Learning Reward Machines from Partially Observed Policies
Mohamad Louai Shehab, Antoine Aspeel, Necmiye Ozay
TL;DR
The paper presents a SAT-based framework to learn Reward Machines (RMs) from partially observed policies in labeled MDPs, addressing the challenge of unobserved rewards and RM states. By introducing a prefix tree policy to capture observable behavior and encoding RM structure, determinism, and negative examples into a SAT instance, it yields a minimal RM policy-equivalent to the true one when the depth is sufficiently large. The method extends to learning from demonstrations via robust MAX-SAT to mitigate mislabeled negatives and demonstrates effectiveness across grid worlds, a continuous robotic arm, and real mouse navigation data. The approach offers a principled, model-free path to recovering structured, temporally extended task representations with theoretical guarantees and practical performance benefits.
Abstract
Inverse reinforcement learning is the problem of inferring a reward function from an optimal policy or demonstrations by an expert. In this work, it is assumed that the reward is expressed as a reward machine whose transitions depend on atomic propositions associated with the state of a Markov Decision Process (MDP). Our goal is to identify the true reward machine using finite information. To this end, we first introduce the notion of a prefix tree policy which associates a distribution of actions to each state of the MDP and each attainable finite sequence of atomic propositions.

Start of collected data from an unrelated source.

template <int U, bool PIPE, int MAXT, bool PB = false>
__global__ __launch_bounds__(MAXT) void dec_self_attn2_kernel(const half_t* __restrict__ qkv, int d, half_t* __restrict__ kc,
                                                             half_t* __restrict__ vc, int n_ctx, int cache_ctx,
                                                             int H, const uint8_t* __restrict__ kvidx2, int Kbeam, int kmul,
                                                             half_t* __restrict__ out, const int* __restrict__ d_step,
                                                             int pos_fixed, int P, int R_total, int frag) {
  extern __shared__ float sa_smem[];
  constexpr int NB = 4 * U;
  const int lane = threadIdx.x & 63;
  const int wave = __builtin_amdgcn_readfirstlane(threadIdx.x >> 6);
  float* sp = sa_smem + (size_t)wave * 2 * n_ctx;
  int* ssrc = reinterpret_cast<int*>(sp + n_ctx);
  const int h = blockIdx.x, c = blockIdx.y;
  const int r = c * kmul + wave, kb = PB ? 0 : wave;
  const int step = PB ? 0 : *d_step;
  const int pos = PB ? pos_fixed + wave : (pos_fixed >= 0 ? pos_fixed : P - 1 + step);
  const int slot = c * Kbeam + kb;
  const int cur = (pos_fixed >= 0) ? 0 : (step & 1);
  const uint8_t* kvidx = kvidx2 + ((size_t)cur * R_total + slot) * n_ctx;
  const half_t* qr = qkv + (size_t)r * 3 * d + h * 64;
  const size_t head_stride = (size_t)cache_ctx * 64;
  const size_t slot_stride = (size_t)H * head_stride;
  const int pg = lane >> 3, cc = lane & 7;
  for (int p4 = 4 * lane; p4 < pos; p4 += 256) {
    const unsigned w = PB ? 0u : *reinterpret_cast<const unsigned*>(kvidx + p4);
    intx4 s4;
    s4[0] = c * Kbeam + (int)(w & 0xffu); s4[1] = c * Kbeam + (int)((w >> 8) & 0xffu);
    s4[2] = c * Kbeam + (int)((w >> 16) & 0xffu); s4[3] = c * Kbeam + (int)(w >> 24);
    *reinterpret_cast<intx4*>(ssrc + p4) = s4;
  }
  const half8_t q8 = *reinterpret_cast<const half8_t*>(qr + cc * 8);
  const half8_t kn8 = *reinterpret_cast<const half8_t*>(qr + d + cc * 8);
  const half8_t vn8 = *reinterpret_cast<const half8_t*>(qr + 2 * d + cc * 8);
  float q[8];
#pragma unroll
  for (int e = 0; e < 8; ++e) q[e] = (float)q8[e] * 0.125f;
  if (pg == 0) {
    *reinterpret_cast<half8_t*>(kc + slot * slot_stride + h * head_stride + (size_t)pos * 64 + cc * 8) = kn8;
    *reinterpret_cast<half8_t*>(vc + slot * slot_stride + h * head_stride + (size_t)pos * 64 + cc * 8) = vn8;
  }
  auto dot8 = [&](const half8_t& k) {
    float sacc = 0.f;
#pragma unroll
    for (int e = 0; e < 8; ++e) sacc = __builtin_fmaf(q[e], (float)k[e], sacc);
    return sum8_dpp(sacc);
  };
  const float s_new = dot8(kn8);
  float mx = s_new;
  __builtin_amdgcn_wave_barrier();
  const char* kbase = reinterpret_cast<const char*>(kc + h * head_stride);
  const char* vbase = reinterpret_cast<const char*>(vc + h * head_stride);
  const unsigned slot_bytes = (unsigned)(slot_stride * sizeof(half_t));
  struct Batch { half8_t row[NB]; };
  auto fetch = [&](Batch& b, const char* base, int p0, const half_t* sib) {
#pragma unroll
    for (int j = 0; j < NB; ++j) {
      const int p = p0 + 8 * j + pg;
      const int pc = p < pos ? p : pos - 1;
      const unsigned off = (unsigned)ssrc[pc] * slot_bytes + (unsigned)(pc * 128 + cc * 16);
      if (PB && pc >= pos_fixed)
        b.row[j] = *reinterpret_cast<const half8_t*>(sib + (size_t)(pc - pos_fixed) * 3 * d + cc * 8);
      else
        b.row[j] = *reinterpret_cast<const half8_t*>(base + off);
    }
  };
  const half_t* ksib = qkv + (size_t)c * kmul * 3 * d + d + h * 64;
  const half_t* vsib = ksib + d;
  auto score = [&](const Batch& b, int p0) {
#pragma unroll
    for (int j = 0; j < NB; ++j) {
      const int p = p0 + 8 * j + pg;
      const float sc = dot8(b.row[j]);
      if (p < pos) {
        if (cc == 0) sp[p] = sc;
        mx = fmaxf(mx, sc);
      }
    }
  };
  Batch b0, b1;
  if (pos > 0) {
    fetch(b0, kbase, 0, ksib);
    for (int p0 = 0; p0 < pos; p0 += 16 * NB) {
      if (PIPE) {
        fetch(b1, kbase, p0 + 8 * NB, ksib);
        score(b0, p0);
        fetch(b0, kbase, p0 + 16 * NB, ksib);
        score(b1, p0 + 8 * NB);
      } else {
        score(b0, p0);
        if (p0 + 8 * NB < pos) {
          fetch(b0, kbase, p0 + 8 * NB, ksib);
          score(b0, p0 + 8 * NB);
          if (p0 + 16 * NB < pos) fetch(b0, kbase, p0 + 16 * NB, ksib);
        }
      }
    }
    fetch(b0, vbase, 0, vsib);
  }
  mx = wave_max_v(mx);
  __builtin_amdgcn_wave_barrier();
  float sum = 0.f;
  for (int p = lane; p < pos; p += 64) {
    const float e = __expf(sp[p] - mx);
    sp[p] = e;
    sum += e;
  }
  const float e_new = __expf(s_new - mx);
  sum = wave_sum_v(sum) + e_new;
  __builtin_amdgcn_wave_barrier();
  float acc[8];
#pragma unroll
  for (int e = 0; e < 8; ++e) acc[e] = 0.f;
  auto accum = [&](const Batch& b, int p0) {
#pragma unroll
    for (int j = 0; j < NB; ++j) {
      const int p = p0 + 8 * j + pg;
      if (p < pos) {
        const float w = sp[p];
#pragma unroll
        for (int e = 0; e < 8; ++e) acc[e] = __builtin_fmaf(w, (float)b.row[j][e], acc[e]);
      }
    }
  };
  for (int p0 = 0; p0 < pos; p0 += 16 * NB) {
    if (PIPE) {
      fetch(b1, vbase, p0 + 8 * NB, vsib);
      accum(b0, p0);
      fetch(b0, vbase, p0 + 16 * NB, vsib);
      accum(b1, p0 + 8 * NB);
    } else {
      accum(b0, p0);
      if (p0 + 8 * NB < pos) {
        fetch(b0, vbase, p0 + 8 * NB, vsib);
        accum(b0, p0 + 8 * NB);
        if (p0 + 16 * NB < pos) fetch(b0, vbase, p0 + 16 * NB, vsib);
      }
    }
  }
#pragma unroll
  for (int e = 0; e < 8; ++e) acc[e] = sum_x8_x16_x32_v(acc[e]);
  if (pg == 0) {
    const float inv = 1.f / sum;
    half8_t o;
#pragma unroll
    for (int e = 0; e < 8; ++e) o[e] = (half_t)((acc[e] + e_new * (float)vn8[e]) * inv);
    half_t* dst = frag ? out + frag_off(r, h * 64 + cc * 8, d >> 5) : out + (size_t)r * d + h * 64 + cc * 8;
    *reinterpret_cast<half8_t*>(dst) = o;
  }
}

Then, we characterize an equivalence class of reward machines that can be identified given the prefix tree policy. Finally, we propose a SAT-based algorithm that uses information extracted from the prefix tree policy to solve for a reward machine. It is proved that if the prefix tree policy is known up to a sufficient (but finite) depth, our algorithm recovers the exact reward machine up to the equivalence class. This sufficient depth is derived as a function of the number of MDP states and (an upper bound on) the number of states of the reward machine. These results are further extended to the case where we only have access to demonstrations from an optimal policy. Several examples, including discrete grid and block worlds, a continuous state-space robotic arm, and real data from experiments with mice, are used to demonstrate the effectiveness and generality of the approach.